* **TASK OBJECTIVE**
Counting task for the entries below: give the number of lines that contain the word "total", with no other text.

▬▬▬▬▬▬▬▬▬▬

__global__ void k_dispatch_count(Dev d) {
  if (d.ctl->error) return;
  const int blk = blockIdx.x, nBlk = gridDim.x;
  int nEv = d.ctl->nEv;
  if (d.allCap > 0) {
    CoopWarp c;
    int gw = (blk * blockDim.x + threadIdx.x) >> 5, nw = (nBlk * blockDim.x) >> 5;
    for (int i = gw; i < nEv; i += nw) dispatchCountCoop(d, c, i);
    return;
  }
  for (int i = blk * blockDim.x + threadIdx.x; i < nEv; i += nBlk * blockDim.x) dispatchCount(d, i);
}
__global__ void k_dispatch_scatter(Dev d) {
  if (d.ctl->error) return;
  const int blk = blockIdx.x, nBlk = gridDim.x;
  int nEv = d.ctl->nEv;
  if (d.allCap > 0) {
    CoopWarp c;
    int gw = (blk * blockDim.x + threadIdx.x) >> 5, nw = (nBlk * blockDim.x) >> 5;
    for (int i = gw; i < nEv; i += nw) dispatchScatterCoop(d, c, i);
    return;
  }
  for (int i = blk * blockDim.x + threadIdx.x; i < nEv; i += nBlk * blockDim.x) dispatchScatter(d, i);
}

__global__ void __launch_bounds__(256) k_node_msgs(Dev d) {
  if (d.ctl->error) return;
  const int blk = blockIdx.x;
  int n = d.n0 + blk * blockDim.x + threadIdx.x;
  int flag = 0;
  u64 word = ~0ULL;
  if (n < d.n0 + d.nLoc && d.inboxFill[n] > 0) {
    CoopSerial cs;
    if (d.proto == PROTO_SANFERMIN || d.proto == PROTO_CAPPOS || d.proto == PROTO_SLUSH || d.proto == PROTO_SNOWFLAKE ||
        d.proto == PROTO_P2PFLOOD)
      nodeProcess(d, cs, n, 0);
    else if (d.proto == PROTO_GSF || d.proto == PROTO_PINGPONG) {
      u64 w = 0;
      int tasks = nodeProcess(d, cs, n, 1, &w);
      flag = tasks > 0 ? 1 : 0;
      if (tasks == 1) word = w;
    }
    else if (d.proto == PROTO_CASPER) {
      const u64* in = d.inbox + d.inboxOff[n];
      const Ev* bucket = d.buckets + (size_t)(d.ctl->tick & (d.ring - 1)) * (size_t)d.bcap;
      int cnt = d.inboxFill[n];
      bool simple = true;
      for (int r = 0; r < cnt && simple; ++r) {
        const Ev& ev = bucket[inboxEntry(in[r])];
        uint32_t meta = ev.kind == EV_MULTI ? d.rec[ev.aux].meta : ev.meta;
        simple = (ev.kind == EV_MSG || ev.kind == EV_MULTI) && meta == CM_ATT;
      }
      if (simple)
        nodeProcess(d, cs, n, 0);
      else
        flag = 1;
    } else
      flag = 1;
  }
  listAppend(d, flag != 0, n, d.ctl->taskCnt, d.taskList, d.taskWord, word);
}
__global__ void __launch_bounds__(256, 3) k_node_tasks(Dev d) {
  if (d.ctl->error) return;
  const int blk = blockIdx.x, nBlk = gridDim.x;
  const bool split = d.proto == PROTO_GSF || d.proto == PROTO_PINGPONG;
  const int stripe = blk & (ARENA_STRIPES - 1);
  const int cnt = d.ctl->taskCnt[stripe];
  const int sub = (blk >> 6) * 8 + (threadIdx.x >> 5);
  const int nsub = (nBlk >> 6) * 8;
  const int* list = d.taskList + (size_t)stripe * d.listStripeCap;
  const u64* words = d.taskWord + (size_t)stripe * d.listStripeCap;
  CoopWarp c;
  for (int t = sub; t < cnt; t += nsub) {
    const int n = list[t];
    const u64 w = words[t];
    if (split && w != ~0ULL)
      nodeSingleTask(d, c, n, w);
    else
      nodeProcess(d, c, n, split ? 2 : 0);
  }
}
__global__ void k_casper_fixups(Dev d) {
  const int blk = blockIdx.x;
  if (d.ctl->error || blk != 0 || threadIdx.x >= 32) return;
  CoopWarp c;
  if (d.cRandomTies && d.ctl->tieCnt > 0) casperResolveTies(d, c);
  if (d.G == 1 && d.cg->createdThisTick > 1) casperRenumber(d, c);
}
__device__ __forceinline__ Pair pairAdd(Pair x, Pair y) {
  Pair r;
  r.a = x.a + y.a;
  r.b = x.b + y.b;
  return r;
}
__device__ __forceinline__ Pair blockExclusive(Pair v, Pair& total) {
  __shared__ Pair warpSums[33];
  int lane = threadIdx.x & 31, warp = threadIdx.x >> 5, nw = blockDim.x >> 5;
  Pair inc = v;
#pragma unroll
  for (int o = 1; o < 32; o <<= 1) {
    int ta = __shfl_up_sync(0xffffffffu, inc.a, o), tb = __shfl_up_sync(0xffffffffu, inc.b, o);
    if (lane >= o) {
      inc.a += ta;
      inc.b += tb;
    }
  }
  __syncthreads();
  if (lane == 31) warpSums[warp] = inc;
  __syncthreads();
  if (warp == 0) {
    Pair w;
    w.a = lane < nw ? warpSums[lane].a : 0;
    w.b = lane < nw ? warpSums[lane].b : 0;
    Pair wi = w;
#pragma unroll
    for (int o = 1; o < 32; o <<= 1) {
      int ta = __shfl_up_sync(0xffffffffu, wi.a, o), tb = __shfl_up_sync(0xffffffffu, wi.b, o);
      if (lane >= o) {
        wi.a += ta;
        wi.b += tb;
      }
    }
    Pair ex;
    ex.a = wi.a - w.a;
    ex.b = wi.b - w.b;
    warpSums[lane] = ex;
    if (lane == 31) warpSums[32] = wi;
  }
  __syncthreads();
  total = warpSums[32];
  Pair base = warpSums[warp];
  Pair r;
// ... 292 lines not shown
        if (d.G > 1) d.newTarget[g] = -1;
      }
      __syncwarp();
    }
    __syncthreads();
  }
}

__global__ void k_free(Dev d) {
  if (d.ctl->error) return;
  const int blk = blockIdx.x, nBlk = gridDim.x;
  const int per = d.freeCap / ARENA_STRIPES;
  const int stripe = blk & (ARENA_STRIPES - 1);
  int cnt = d.ctl->freeCnt[stripe];
  if (cnt > per) cnt = per;
  const int sub = (blk >> 6) * blockDim.x + threadIdx.x;
  const int nsub = (nBlk >> 6) * blockDim.x;
  for (int j = sub; j < cnt; j += nsub) freeApply(d, stripe * per + j);
}

__global__ void k_gsf_init_nodes(Dev d) {
  int n = d.n0 + blockIdx.x * blockDim.x + threadIdx.x;
  if (n < d.n0 + d.nLoc) gsfInitNodeBody(d, n);
}
__global__ void k_rng_candidates(Dev d, u64 s0, u64 count, u64 chunk, int maxBound, u64* out, int* outCount, int cap) {
  u64 t = (u64)blockIdx.x * blockDim.x + threadIdx.x;
  u64 start = t * chunk;
  if (start >= count) return;
  u64 len = start + chunk <= count ? chunk : count - start;
  rngCandidateChunk(d, s0, start, len, maxBound, out, outCount, cap);
}
template <class PeerT>
__global__ void k_gsf_shuffle(Dev d, int l, u64 s0, const int* liveRank, const u64* rejOrd, int nRej) {
  int n = d.n0 + blockIdx.x * blockDim.x + threadIdx.x;
  if (n < d.n0 + d.nLoc) gsfShuffleLevel<PeerT>(d, n, l, s0, liveRank, rejOrd, nRej);
}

▬▬▬▬▬▬▬▬▬▬

* **OUTPUT FOR THIS EXERCISE**
2